═══ Records to process
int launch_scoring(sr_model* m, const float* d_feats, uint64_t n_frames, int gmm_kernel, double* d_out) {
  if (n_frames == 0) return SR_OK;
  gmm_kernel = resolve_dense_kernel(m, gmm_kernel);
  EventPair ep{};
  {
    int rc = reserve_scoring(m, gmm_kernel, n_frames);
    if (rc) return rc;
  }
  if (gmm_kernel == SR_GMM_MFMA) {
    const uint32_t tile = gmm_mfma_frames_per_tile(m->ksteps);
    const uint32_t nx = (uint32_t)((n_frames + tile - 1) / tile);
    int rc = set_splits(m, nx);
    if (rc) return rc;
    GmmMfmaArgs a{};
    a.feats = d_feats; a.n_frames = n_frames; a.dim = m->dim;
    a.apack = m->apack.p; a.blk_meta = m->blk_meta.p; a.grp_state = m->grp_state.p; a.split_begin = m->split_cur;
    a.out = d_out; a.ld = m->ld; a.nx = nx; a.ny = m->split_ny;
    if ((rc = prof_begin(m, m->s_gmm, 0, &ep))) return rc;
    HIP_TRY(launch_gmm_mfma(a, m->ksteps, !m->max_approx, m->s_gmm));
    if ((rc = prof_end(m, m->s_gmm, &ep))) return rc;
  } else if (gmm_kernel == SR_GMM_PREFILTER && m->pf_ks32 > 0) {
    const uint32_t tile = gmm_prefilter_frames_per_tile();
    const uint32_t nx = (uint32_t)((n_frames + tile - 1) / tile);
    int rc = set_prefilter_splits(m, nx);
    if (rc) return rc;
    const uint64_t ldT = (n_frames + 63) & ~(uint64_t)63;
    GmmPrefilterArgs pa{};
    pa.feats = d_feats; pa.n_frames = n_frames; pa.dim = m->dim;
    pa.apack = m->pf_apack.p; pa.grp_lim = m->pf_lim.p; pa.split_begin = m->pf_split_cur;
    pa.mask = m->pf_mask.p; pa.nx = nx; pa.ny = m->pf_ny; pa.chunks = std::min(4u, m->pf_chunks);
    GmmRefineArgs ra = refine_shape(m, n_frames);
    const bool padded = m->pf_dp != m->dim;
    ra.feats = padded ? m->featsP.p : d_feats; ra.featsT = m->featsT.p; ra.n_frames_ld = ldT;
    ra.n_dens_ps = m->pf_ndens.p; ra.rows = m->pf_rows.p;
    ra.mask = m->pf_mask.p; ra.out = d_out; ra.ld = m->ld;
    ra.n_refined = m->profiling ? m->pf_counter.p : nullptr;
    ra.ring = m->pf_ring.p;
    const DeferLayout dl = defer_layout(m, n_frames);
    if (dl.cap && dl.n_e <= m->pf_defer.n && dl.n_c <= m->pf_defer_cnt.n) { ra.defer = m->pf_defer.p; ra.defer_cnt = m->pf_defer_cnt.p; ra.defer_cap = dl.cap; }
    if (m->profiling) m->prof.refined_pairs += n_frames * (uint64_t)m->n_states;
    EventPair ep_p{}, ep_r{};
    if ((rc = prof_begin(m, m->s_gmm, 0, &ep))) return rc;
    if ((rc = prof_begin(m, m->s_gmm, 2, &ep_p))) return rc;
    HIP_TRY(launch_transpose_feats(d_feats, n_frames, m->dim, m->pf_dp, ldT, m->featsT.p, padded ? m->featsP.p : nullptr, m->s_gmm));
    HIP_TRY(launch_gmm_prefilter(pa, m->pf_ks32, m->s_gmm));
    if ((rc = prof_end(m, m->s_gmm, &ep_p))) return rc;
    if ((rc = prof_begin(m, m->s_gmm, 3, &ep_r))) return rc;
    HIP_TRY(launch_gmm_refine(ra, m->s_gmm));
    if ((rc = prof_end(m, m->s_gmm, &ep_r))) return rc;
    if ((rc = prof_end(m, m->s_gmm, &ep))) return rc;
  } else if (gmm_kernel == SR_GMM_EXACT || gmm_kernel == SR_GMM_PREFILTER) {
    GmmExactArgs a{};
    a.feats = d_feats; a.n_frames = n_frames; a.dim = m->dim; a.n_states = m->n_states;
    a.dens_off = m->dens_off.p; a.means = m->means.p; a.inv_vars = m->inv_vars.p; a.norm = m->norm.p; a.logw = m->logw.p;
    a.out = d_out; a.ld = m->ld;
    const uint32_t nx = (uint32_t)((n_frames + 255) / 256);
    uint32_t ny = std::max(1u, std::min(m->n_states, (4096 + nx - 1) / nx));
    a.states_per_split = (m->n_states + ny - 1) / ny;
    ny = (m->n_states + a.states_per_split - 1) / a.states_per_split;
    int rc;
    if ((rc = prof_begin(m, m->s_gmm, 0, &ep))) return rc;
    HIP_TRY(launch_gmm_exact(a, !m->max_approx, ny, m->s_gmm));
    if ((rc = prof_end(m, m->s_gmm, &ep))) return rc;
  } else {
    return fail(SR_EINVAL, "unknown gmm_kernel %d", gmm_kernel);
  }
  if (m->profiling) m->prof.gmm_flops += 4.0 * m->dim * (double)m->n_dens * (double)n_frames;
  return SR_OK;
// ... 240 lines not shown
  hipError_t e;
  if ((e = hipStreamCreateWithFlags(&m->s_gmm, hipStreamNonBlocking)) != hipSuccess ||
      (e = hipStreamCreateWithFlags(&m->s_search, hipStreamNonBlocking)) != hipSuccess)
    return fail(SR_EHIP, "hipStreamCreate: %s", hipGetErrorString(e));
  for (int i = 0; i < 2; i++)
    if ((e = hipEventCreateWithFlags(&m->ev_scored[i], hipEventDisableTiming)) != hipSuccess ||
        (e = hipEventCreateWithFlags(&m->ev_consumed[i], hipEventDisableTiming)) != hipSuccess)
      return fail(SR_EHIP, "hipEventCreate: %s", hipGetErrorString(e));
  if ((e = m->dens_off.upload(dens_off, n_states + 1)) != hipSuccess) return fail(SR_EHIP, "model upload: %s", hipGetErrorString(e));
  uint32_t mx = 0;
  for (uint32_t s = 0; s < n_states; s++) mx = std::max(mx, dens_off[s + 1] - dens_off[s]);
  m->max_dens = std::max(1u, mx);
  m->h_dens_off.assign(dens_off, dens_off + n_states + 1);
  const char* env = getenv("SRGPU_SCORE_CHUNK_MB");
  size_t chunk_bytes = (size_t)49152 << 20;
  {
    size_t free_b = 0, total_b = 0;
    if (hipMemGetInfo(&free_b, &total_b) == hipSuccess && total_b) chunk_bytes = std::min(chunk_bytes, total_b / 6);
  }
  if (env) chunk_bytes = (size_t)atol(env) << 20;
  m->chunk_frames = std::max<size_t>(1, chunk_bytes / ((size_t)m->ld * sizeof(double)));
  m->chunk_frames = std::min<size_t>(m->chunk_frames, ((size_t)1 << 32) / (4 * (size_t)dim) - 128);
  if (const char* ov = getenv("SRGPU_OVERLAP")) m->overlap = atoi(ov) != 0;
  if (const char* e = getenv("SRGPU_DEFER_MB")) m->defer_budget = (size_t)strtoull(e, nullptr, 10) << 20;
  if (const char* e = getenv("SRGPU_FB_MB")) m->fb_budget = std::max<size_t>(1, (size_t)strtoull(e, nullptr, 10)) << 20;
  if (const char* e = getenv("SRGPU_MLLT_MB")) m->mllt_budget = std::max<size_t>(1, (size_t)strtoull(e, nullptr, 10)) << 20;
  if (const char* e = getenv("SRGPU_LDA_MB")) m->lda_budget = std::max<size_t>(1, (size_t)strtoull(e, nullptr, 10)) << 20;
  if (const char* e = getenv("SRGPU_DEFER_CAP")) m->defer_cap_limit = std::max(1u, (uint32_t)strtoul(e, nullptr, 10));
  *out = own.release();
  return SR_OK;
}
══════
> _What you will do_
Take the lines above from the one containing "GmmRefineArgs ra = refine_shape(m, n_frames);" down to the one containing "ra.mask = m->pf_mask.p;", and transcribe them exactly, both ends included.

> _Solution to this task_
    GmmRefineArgs ra = refine_shape(m, n_frames);
    const bool padded = m->pf_dp != m->dim;
    ra.feats = padded ? m->featsP.p : d_feats; ra.featsT = m->featsT.p; ra.n_frames_ld = ldT;
    ra.n_dens_ps = m->pf_ndens.p; ra.rows = m->pf_rows.p;
    ra.mask = m->pf_mask.p; ra.out = d_out; ra.ld = m->ld;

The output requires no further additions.